The total annual energy consumption data reveal performance differences between the two insulation materials (Figure 4). In Arizona, cotton fiber (CF) exhibits 45.41 kW/m², substantially higher than polyurethane (PU) at 17.98 kW/m². This represents a 2.5× increase for CF, confirming that PU’s closed-cell structure provides superior thermal resistance under hot–dry conditions by minimizing moisture ingress and maintaining stable thermal properties. In Florida, polyurethane shows 7.61 kW/m², while cotton fiber exhibits 55.36 44.36 kW/m², nearly seven six times higher than PU. This substantial divergence in Florida is attributed to CF’s hygroscopic nature; under high ambient humidity, CF absorbs significant moisture, increasing its thermal conductivity and resulting in elevated heat transfer. Conversely, PU’s moisture resistance allows it to maintain low heat flux even in humid environments. Across both climates, cotton fiber consistently demonstrates higher total heat flux than polyurethane, with the performance gap widening considerably in warm–humid conditions. These findings underscore that moisture sensitivity directly compromises insulation effectiveness, and that polyurethane offers superior and more stable thermal performance across diverse climate regimes.

5. Conclusions

The growing demand for sustainable construction materials requires evaluation frameworks that integrate environmental impacts with functional performance. Within a cradle-to-gate (A1–A3) scope, this study compares polyurethane (PU) foam and recycled denim insulation through a life cycle assessment conducted in SimaPro. Although recycled denim requires less production energy due to its predominantly mechanical processing, it exhibits higher emissions when evaluated using a performance-based functional unit. Specifically, PU foam shows lower life cycle emissions (5.376 kg CO₂e per unit) compared to recycled denim (9.979 kg CO₂e per unit), highlighting the importance of performance-normalized comparisons over mass-based metrics. Recycled denim nonetheless offers clear environmental advantages by diverting post-consumer textile waste from landfills and supporting resource conservation. However, its functional limitations become evident when hygrothermal behavior is considered. A transient coupled heat–moisture model in COMSOL Multiphysics, using climate data from Phoenix, Arizona (hot–dry) and Wellington, Florida (warm–humid), shows that denim absorbs 4.8 times more moisture than polyurethane, increasing thermal conductivity from 0.04 to 0.07 W/m·K and reducing effective R-value by up to 50%. This leads to larger heat flux fluctuations compared to the relatively stable response of polyurethane, indicating reduced hygrothermal durability under variable or humid conditions.

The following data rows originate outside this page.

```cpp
template <int NB>
__global__ __launch_bounds__(256, 4) void skinny_gemm_fp8_kernel(
    const bf16* __restrict__ x, const unsigned char* __restrict__ q,
    const float* __restrict__ scale, float* __restrict__ out32, int M, int N,
    int K, int kslice) {
  const int ntile = blockIdx.x;
  const int ks = blockIdx.y;
  const int k_lo = ks * kslice;
  const int k_hi = min(K, k_lo + kslice);
  const auto [lane, wv, i16, g] = mfma_lane();
  const int n0 = ntile * SG_TN + wv * 16;

  extern __shared__ __bf16 x_s[];
  sg_stage_x<256>(x_s, x, M, K, k_lo, k_hi, kslice);
  __syncthreads();

  f32x4 acc[4] = {};
  const unsigned char* qrow = q + (long)(n0 + i16) * K + g * 16;
  const int xo = i16 * kslice + g * 16 - k_lo;
  int kk = k_lo;
  for (; kk + NB * 64 <= k_hi; kk += NB * 64) {
    int4v b[NB];
    #pragma unroll
    for (int t = 0; t < NB; t++)
      b[t] = *(const int4v*)(qrow + kk + t * 64);
    bf16x8 a[2 * NB];
    #pragma unroll
    for (int t = 0; t < NB; t++) {
      a[2 * t] = *(const bf16x8*)(&x_s[xo + kk + t * 64]);
      a[2 * t + 1] = *(const bf16x8*)(&x_s[xo + kk + t * 64 + 8]);
    }
    #pragma unroll
    for (int t = 0; t < NB; t++) {
      acc[(2 * t) & 3] = mfma16(a[2 * t], sg_e4m3x8_to_bf16(b[t][0], b[t][1]),
                                acc[(2 * t) & 3]);
      acc[(2 * t + 1) & 3] = mfma16(a[2 * t + 1],
                                    sg_e4m3x8_to_bf16(b[t][2], b[t][3]),
                                    acc[(2 * t + 1) & 3]);
    }
  }
  for (; kk + 64 <= k_hi; kk += 64) {
    const int4v b0 = *(const int4v*)(qrow + kk);
    const bf16x8 a0 = *(const bf16x8*)(&x_s[xo + kk]);
    const bf16x8 a1 = *(const bf16x8*)(&x_s[xo + kk + 8]);
    acc[0] = mfma16(a0, sg_e4m3x8_to_bf16(b0[0], b0[1]), acc[0]);
    acc[1] = mfma16(a1, sg_e4m3x8_to_bf16(b0[2], b0[3]), acc[1]);
  }
  const float sc = scale[n0 + i16];
  #pragma unroll
  for (int r = 0; r < 4; r++) {
    int m = g * 4 + r;
    float vsum = acc[0][r] + acc[1][r] + acc[2][r] + acc[3][r];
    if (m < M)
      out32[((long)ks * M + m) * N + n0 + i16] = vsum * sc;
  }
}

static SgShape sg_shape_fp8(const torch::Tensor& x, const torch::Tensor& q,
                            const torch::Tensor& scale,
                            const torch::Tensor& out32_ws, long splitk) {
  TORCH_CHECK(q.is_cuda() && q.dim() == 2 && q.element_size() == 1 &&
              q.is_contiguous() && (uintptr_t)q.data_ptr() % 16 == 0,
              "q must be contiguous, 16-byte aligned [N, K] e4m3 bytes");
  TORCH_CHECK(x.dim() == 2 && x.size(1) == q.size(1), "x / q K mismatch");
  TORCH_CHECK(q.size(1) % 64 == 0, "fp8 skinny GEMM needs K % 64 == 0");
  TORCH_CHECK(scale.is_cuda() && scale.scalar_type() == torch::kFloat32 &&
              scale.is_contiguous() && scale.numel() == q.size(0),
              "scale must be contiguous fp32 [N]");
  TORCH_CHECK(out32_ws.is_cuda() && out32_ws.scalar_type() == torch::kFloat32);
  return sg_shape(x, q, out32_ws, splitk);
}
// ... 31 lines not shown
```

Before: 3.660 samples/s.

## Batch split-K slab loads, add single-pass row RMSNorm, double-buffer skinny GEMM weights

Adds a shared slab_sum helper that issues several split-K partial loads before accumulating, replacing serial per-slab loops in the SwiGLU, RoPE decode, GEMM reduce and RMSNorm paths. Adds a one-block-per-row RMSNorm kernel that keeps the row in registers for small decode batches (rows ≤ 16), which avoids re-reading it from memory. Restructures the bf16 and fp8 skinny GEMM main loops to double-buffer weight loads and overlap the x staging with the first weight fetch. These target memory latency in decode-time kernels, at the cost of higher register pressure and more template code.

```diff
diff --git a/realhf_amd/ops/csrc/elementwise.hip b/realhf_amd/ops/csrc/elementwise.hip
--- a/realhf_amd/ops/csrc/elementwise.hip
+++ b/realhf_amd/ops/csrc/elementwise.hip
@@ -1,4 +1,5 @@
 #include "common.h"
+#include "slab_sum.h"
 
 template <typename T, bool CONJ>
 __global__ void rope_kernel(
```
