# abelxiaoxing/ImageClassification

Measured on AMD Instinct MI355X. Metric: images/sec (whole node) ResNet-50 bf16 224^2 training, higher is better.
Workload: dtype bf16; 1 GPU; resnet50 train step, synthetic 3x224x224, batch 256/GPU, AdamW, label smoothing 0.1, 1000 classes (BASELINE configs[1]); global_batch=256, parallelism=dp1

## Files before the change

### imageclassification_amd/csrc/loss_optim.hip

```cpp
#define ICAMD_STREAM_NT 1
#include "common.h"
#include "icamd_internal.h"

namespace {

__global__ __launch_bounds__(256) void softmax_xent_kernel(const bf16_t* __restrict__ logits, int ld, int B, int C,
                                                           const long long* __restrict__ y1, const long long* __restrict__ y2,
                                                           float lam, float smoothing, float gscale,
                                                           float* __restrict__ loss_rows, int* __restrict__ pred,
                                                           bf16_t* __restrict__ dlogits) {
  const int lane = threadIdx.x & 63;
  const int row = blockIdx.x * 4 + (threadIdx.x >> 6);
  if (row >= B) return;
  const bf16_t* x = logits + (long long)row * ld;
  float mx = -INFINITY;
  int amax = lane < C ? lane : 0;
  for (int c = lane; c < C; c += 64) {
    const float v = bf16_to_f32(x[c]);
    if (v > mx) { mx = v; amax = c; }
  }
#pragma unroll
  for (int o = 32; o > 0; o >>= 1) {
    const float om = __shfl_xor(mx, o, 64);
    const int oa = __shfl_xor(amax, o, 64);
    if (om > mx || (om == mx && oa < amax)) { mx = om; amax = oa; }
  }
  float se = 0.f, sx = 0.f;
  for (int c = lane; c < C; c += 64) {
    const float v = bf16_to_f32(x[c]);
    se += __expf(v - mx);
    sx += v;
  }
  se = wave_sum(se);
  sx = wave_sum(sx);
  const float lse = mx + __logf(se);
  const int t1 = (int)y1[row];
  const int t2 = (y2 != nullptr) ? (int)y2[row] : t1;
  const float on = 1.f - smoothing, off = smoothing / (float)C;
  const float lp1 = bf16_to_f32(x[t1]) - lse, lp2 = bf16_to_f32(x[t2]) - lse;
  const float sum_logp = sx - (float)C * lse;
  const float loss = -(off * sum_logp + on * (lam * lp1 + (1.f - lam) * lp2));
  if (lane == 0) {
    loss_rows[row] = loss;
    if (pred != nullptr) pred[row] = amax;
  }
  if (dlogits != nullptr) {
    bf16_t* d = dlogits + (long long)row * ld;
    const float inv = 1.f / se;
    for (int c = lane; c < ld; c += 64) {
      float g = 0.f;
      if (c < C) {
        const float pc = __expf(bf16_to_f32(x[c]) - mx) * inv;
        float t = off;
        if (c == t1) t += on * lam;
        if (c == t2) t += on * (1.f - lam);
        g = (pc - t) * gscale;
      }
      d[c] = f32_to_bf16(g);
    }
  }
}

__global__ __launch_bounds__(256) void step_metrics_kernel(const float* __restrict__ loss_rows,
                                                           const int* __restrict__ pred,
                                                           const long long* __restrict__ target, int B, int C,
                                                           float* __restrict__ loss_out, int* __restrict__ finite_out,
                                                           double* __restrict__ acc_f64, int* __restrict__ counts,
                                                           float* __restrict__ loss_log, int log_slot, int log_stride,
                                                           int respect_skip) {
  __shared__ double red[256];
  __shared__ int cred[256];
  __shared__ int s_finite;
  const bool have_loss = loss_rows != nullptr;
  if (have_loss) {
    double s = 0.0;
    for (int i = threadIdx.x; i < B; i += 256) s += (double)loss_rows[i];
    red[threadIdx.x] = s;
    __syncthreads();
    for (int o = 128; o > 0; o >>= 1) {
      if ((int)threadIdx.x < o) red[threadIdx.x] += red[threadIdx.x + o];
      __syncthreads();
    }
    if (threadIdx.x == 0) {
      const float mean = (float)(red[0] / (double)B);
      const int fin = isfinite(mean) ? 1 : 0;
      *loss_out = mean;
      *finite_out = fin;
      s_finite = fin;
      if (loss_log != nullptr) loss_log[log_slot] = mean;
    }
  } else if (threadIdx.x == 0) {
    s_finite = *finite_out;
  }
  __syncthreads();
  if (respect_skip & 2) return;
  if ((respect_skip & 1) && !s_finite) return;
  const bool add_loss = have_loss || (respect_skip & 4);
  if (pred == nullptr) {
    if (threadIdx.x == 0 && add_loss) { acc_f64[0] += (double)*loss_out; acc_f64[1] += 1.0; }
    return;
  }
  int correct = 0;
  for (int i = threadIdx.x; i < B; i += 256) {
    const int p = pred[i];
    const int t = (int)target[i];
    if (p == t) {
      ++correct;
      if (counts != nullptr && t >= 0 && t < C) atomicAdd(&counts[t], 1);
    } else if (counts != nullptr) {
      if (p >= 0 && p < C) atomicAdd(&counts[C + p], 1);
      if (t >= 0 && t < C) atomicAdd(&counts[2 * C + t], 1);
    }
  }
  cred[threadIdx.x] = correct;
  __syncthreads();
  for (int o = 128; o > 0; o >>= 1) {
    if ((int)threadIdx.x < o) cred[threadIdx.x] += cred[threadIdx.x + o];
    __syncthreads();
  }
  if (threadIdx.x == 0) {
    if (add_loss) { acc_f64[0] += (double)*loss_out; acc_f64[1] += 1.0; }
    acc_f64[2] += (double)((float)cred[0] / (float)B);
    if (loss_log != nullptr && log_stride > 0) loss_log[log_stride + log_slot] = (float)cred[0] / (float)B;
    acc_f64[3] += (double)cred[0];
    acc_f64[4] += (double)B;
  }
}

__global__ __launch_bounds__(256) void sumsq_partial_kernel(const float* __restrict__ g, long long n4, long long n,
                                                            double* __restrict__ partial) {
  __shared__ double red[4];
  const long long stride = (long long)gridDim.x * blockDim.x;
  double s = 0.0;
  for (long long i = (long long)blockIdx.x * blockDim.x + threadIdx.x; i < n4; i += stride) {
    const f32x4 v = ((const f32x4*)g)[i];
    s += (double)(v[0] * v[0] + v[1] * v[1]) + (double)(v[2] * v[2] + v[3] * v[3]);
  }
  if (blockIdx.x == 0 && threadIdx.x == 0)
    for (long long i = n4 * 4; i < n; ++i) s += (double)g[i] * (double)g[i];
  s = wave_sum_d(s);
  if ((threadIdx.x & 63) == 0) red[threadIdx.x >> 6] = s;
  __syncthreads();
  if (threadIdx.x == 0) partial[blockIdx.x] = red[0] + red[1] + red[2] + red[3];
}
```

Overall, the results highlight a clear trade-off: recycled denim advances circularity and waste reduction, while polyurethane provides more consistent thermal and hygrothermal performance with lower emissions at the functional unit level. These findings demonstrate that single-metric comparisons, such as embodied carbon or R-value alone, are insufficient. Instead, performance-based, multi-criteria assessments are essential to capture the combined effects of efficiency, durability, and environmental impact. Given the cradle-to-gate boundary, the results should be interpreted as illustrating trade-offs rather than establishing overall environmental superiority. This study distinguishes between embodied environmental impacts and in-use performance parameters. While airtightness and moisture behavior significantly influences operational energy demand, they are treated as complementary performance indicators rather than components of the functional unit used for embodied carbon comparison. This distinction ensures methodological consistency and avoids conflating cradle-to-gate impacts with operational performance metrics.

Future work should extend this analysis to a full life cycle perspective by incorporating operational energy use, service life, and end-of-life scenarios. In addition, evaluating occupant health and indoor environmental quality, including thermal comfort, moisture regulation, and indoor air quality, will enable a more comprehensive and application-relevant assessment of insulation sustainability.